## Your task
Nothing is needed except the lines below that run from the one with "v[0] = t->tw128[j" through the one with "const float z = eN * (1.0f / fn", repeated exactly.

Record extracts section start

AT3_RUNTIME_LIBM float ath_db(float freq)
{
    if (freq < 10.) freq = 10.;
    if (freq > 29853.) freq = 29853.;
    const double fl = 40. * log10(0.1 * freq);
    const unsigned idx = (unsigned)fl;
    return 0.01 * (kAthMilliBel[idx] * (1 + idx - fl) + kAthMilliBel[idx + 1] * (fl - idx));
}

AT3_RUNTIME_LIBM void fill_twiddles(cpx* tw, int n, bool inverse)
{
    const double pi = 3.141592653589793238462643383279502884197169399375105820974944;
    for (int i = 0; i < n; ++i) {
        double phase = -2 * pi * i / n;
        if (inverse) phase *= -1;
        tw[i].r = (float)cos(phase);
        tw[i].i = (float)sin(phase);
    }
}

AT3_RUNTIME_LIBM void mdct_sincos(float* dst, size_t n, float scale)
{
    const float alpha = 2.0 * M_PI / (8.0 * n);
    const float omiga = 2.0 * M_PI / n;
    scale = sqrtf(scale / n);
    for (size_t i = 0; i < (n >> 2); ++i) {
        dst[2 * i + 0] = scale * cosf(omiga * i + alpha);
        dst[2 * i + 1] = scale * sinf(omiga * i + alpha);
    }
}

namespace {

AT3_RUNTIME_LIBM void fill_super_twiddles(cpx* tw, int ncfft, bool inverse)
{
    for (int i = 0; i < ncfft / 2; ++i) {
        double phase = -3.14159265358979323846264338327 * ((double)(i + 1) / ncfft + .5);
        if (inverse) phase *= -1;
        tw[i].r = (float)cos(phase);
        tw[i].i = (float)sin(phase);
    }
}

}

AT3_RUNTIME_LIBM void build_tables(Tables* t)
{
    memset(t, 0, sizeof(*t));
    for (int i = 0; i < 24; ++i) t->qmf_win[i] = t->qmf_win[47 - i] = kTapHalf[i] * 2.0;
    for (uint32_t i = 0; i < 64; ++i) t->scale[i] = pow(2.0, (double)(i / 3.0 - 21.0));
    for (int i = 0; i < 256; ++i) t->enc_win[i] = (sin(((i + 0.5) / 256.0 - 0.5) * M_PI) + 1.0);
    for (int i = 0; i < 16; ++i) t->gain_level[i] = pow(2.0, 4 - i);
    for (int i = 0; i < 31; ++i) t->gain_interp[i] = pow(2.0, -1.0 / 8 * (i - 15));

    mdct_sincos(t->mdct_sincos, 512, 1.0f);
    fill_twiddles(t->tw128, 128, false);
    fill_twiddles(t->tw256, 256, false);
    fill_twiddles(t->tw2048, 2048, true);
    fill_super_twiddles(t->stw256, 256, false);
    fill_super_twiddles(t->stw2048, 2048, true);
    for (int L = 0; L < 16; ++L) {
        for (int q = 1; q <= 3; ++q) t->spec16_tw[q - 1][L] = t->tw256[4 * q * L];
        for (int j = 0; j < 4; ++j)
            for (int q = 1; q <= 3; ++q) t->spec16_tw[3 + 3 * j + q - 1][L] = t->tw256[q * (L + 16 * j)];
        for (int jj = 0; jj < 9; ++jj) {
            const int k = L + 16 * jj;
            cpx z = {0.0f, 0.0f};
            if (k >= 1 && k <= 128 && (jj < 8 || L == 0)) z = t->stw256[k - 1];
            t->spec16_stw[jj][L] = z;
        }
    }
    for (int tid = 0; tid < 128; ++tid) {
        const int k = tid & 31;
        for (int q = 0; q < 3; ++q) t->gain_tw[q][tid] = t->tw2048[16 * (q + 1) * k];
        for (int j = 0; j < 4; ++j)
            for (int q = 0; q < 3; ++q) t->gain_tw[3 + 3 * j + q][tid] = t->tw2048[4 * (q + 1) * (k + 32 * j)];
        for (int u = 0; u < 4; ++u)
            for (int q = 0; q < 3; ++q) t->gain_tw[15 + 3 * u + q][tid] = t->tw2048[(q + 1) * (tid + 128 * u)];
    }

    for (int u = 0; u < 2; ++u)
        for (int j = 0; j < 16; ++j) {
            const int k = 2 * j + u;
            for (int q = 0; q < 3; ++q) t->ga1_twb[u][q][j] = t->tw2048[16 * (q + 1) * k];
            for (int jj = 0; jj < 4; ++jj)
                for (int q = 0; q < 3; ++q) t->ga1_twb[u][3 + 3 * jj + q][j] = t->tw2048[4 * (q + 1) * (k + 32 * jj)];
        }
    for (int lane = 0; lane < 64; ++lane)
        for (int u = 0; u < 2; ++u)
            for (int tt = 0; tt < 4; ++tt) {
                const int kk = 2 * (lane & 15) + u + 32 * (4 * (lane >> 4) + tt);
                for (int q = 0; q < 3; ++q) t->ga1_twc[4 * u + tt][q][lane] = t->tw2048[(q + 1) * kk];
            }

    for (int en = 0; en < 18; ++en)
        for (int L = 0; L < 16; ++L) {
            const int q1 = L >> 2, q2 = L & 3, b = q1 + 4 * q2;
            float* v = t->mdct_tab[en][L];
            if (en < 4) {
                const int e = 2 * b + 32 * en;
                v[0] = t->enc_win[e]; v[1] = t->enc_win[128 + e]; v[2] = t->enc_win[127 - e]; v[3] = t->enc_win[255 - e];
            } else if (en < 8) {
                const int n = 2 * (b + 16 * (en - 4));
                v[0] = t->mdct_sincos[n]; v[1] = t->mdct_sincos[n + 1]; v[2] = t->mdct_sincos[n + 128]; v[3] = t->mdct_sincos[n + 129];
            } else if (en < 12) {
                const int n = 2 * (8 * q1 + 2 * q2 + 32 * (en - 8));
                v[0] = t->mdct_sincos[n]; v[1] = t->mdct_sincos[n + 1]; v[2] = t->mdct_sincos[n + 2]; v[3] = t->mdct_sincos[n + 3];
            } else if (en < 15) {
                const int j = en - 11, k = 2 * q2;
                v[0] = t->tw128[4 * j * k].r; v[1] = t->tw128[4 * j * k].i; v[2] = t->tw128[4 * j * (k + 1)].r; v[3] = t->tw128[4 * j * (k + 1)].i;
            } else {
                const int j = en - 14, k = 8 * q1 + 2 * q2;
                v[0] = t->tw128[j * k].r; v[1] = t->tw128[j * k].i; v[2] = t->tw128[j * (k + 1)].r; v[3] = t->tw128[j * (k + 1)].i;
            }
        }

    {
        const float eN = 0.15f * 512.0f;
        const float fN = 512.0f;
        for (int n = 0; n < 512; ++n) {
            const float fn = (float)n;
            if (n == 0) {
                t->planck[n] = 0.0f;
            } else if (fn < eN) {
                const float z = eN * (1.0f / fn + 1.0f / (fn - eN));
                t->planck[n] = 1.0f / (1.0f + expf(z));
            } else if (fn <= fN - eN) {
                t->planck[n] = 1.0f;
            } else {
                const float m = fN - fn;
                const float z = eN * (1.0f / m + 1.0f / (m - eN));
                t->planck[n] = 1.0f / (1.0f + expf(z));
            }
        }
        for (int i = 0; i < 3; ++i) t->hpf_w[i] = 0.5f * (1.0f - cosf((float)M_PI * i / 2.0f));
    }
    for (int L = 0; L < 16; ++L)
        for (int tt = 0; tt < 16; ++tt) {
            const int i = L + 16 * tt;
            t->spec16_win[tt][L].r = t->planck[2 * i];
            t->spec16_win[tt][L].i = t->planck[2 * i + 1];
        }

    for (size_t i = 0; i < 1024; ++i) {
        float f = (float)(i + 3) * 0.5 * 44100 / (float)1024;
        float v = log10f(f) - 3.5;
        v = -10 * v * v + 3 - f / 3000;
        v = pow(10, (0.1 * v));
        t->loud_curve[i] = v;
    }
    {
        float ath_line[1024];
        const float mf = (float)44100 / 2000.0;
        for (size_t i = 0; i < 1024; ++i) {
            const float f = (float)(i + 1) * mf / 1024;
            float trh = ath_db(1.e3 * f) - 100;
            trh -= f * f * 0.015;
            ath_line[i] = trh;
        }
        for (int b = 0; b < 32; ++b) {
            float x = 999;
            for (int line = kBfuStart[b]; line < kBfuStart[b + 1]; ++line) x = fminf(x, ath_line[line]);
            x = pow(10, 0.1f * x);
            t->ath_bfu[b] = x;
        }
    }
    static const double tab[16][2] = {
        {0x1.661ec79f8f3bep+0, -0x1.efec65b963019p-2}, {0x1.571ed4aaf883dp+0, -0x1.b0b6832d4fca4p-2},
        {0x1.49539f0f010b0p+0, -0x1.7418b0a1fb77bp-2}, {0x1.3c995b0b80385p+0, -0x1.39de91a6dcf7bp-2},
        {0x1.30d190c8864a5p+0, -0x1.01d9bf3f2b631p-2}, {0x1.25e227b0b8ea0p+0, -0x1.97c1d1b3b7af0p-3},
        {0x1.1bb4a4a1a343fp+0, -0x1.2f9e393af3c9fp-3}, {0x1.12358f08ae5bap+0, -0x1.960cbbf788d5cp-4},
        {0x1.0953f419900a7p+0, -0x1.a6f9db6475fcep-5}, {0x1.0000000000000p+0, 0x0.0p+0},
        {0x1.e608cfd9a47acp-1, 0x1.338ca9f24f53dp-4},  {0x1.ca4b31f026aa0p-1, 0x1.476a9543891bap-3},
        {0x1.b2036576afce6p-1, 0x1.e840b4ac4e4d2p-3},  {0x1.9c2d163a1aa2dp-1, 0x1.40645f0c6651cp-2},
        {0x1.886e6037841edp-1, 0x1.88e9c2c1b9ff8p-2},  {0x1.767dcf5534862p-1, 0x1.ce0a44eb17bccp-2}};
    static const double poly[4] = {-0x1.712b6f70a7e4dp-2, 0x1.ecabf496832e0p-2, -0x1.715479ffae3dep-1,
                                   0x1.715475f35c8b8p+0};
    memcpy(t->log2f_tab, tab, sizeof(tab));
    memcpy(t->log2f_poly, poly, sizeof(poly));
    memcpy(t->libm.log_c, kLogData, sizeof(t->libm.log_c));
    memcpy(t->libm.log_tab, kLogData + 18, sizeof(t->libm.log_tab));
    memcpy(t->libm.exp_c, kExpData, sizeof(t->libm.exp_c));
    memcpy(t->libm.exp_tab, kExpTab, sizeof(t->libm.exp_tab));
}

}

Record extracts section end

## Solution
                v[0] = t->tw128[j * k].r; v[1] = t->tw128[j * k].i; v[2] = t->tw128[j * (k + 1)].r; v[3] = t->tw128[j * (k + 1)].i;
            }
        }

    {
        const float eN = 0.15f * 512.0f;
        const float fN = 512.0f;
        for (int n = 0; n < 512; ++n) {
            const float fn = (float)n;
            if (n == 0) {
                t->planck[n] = 0.0f;
            } else if (fn < eN) {
                const float z = eN * (1.0f / fn + 1.0f / (fn - eN));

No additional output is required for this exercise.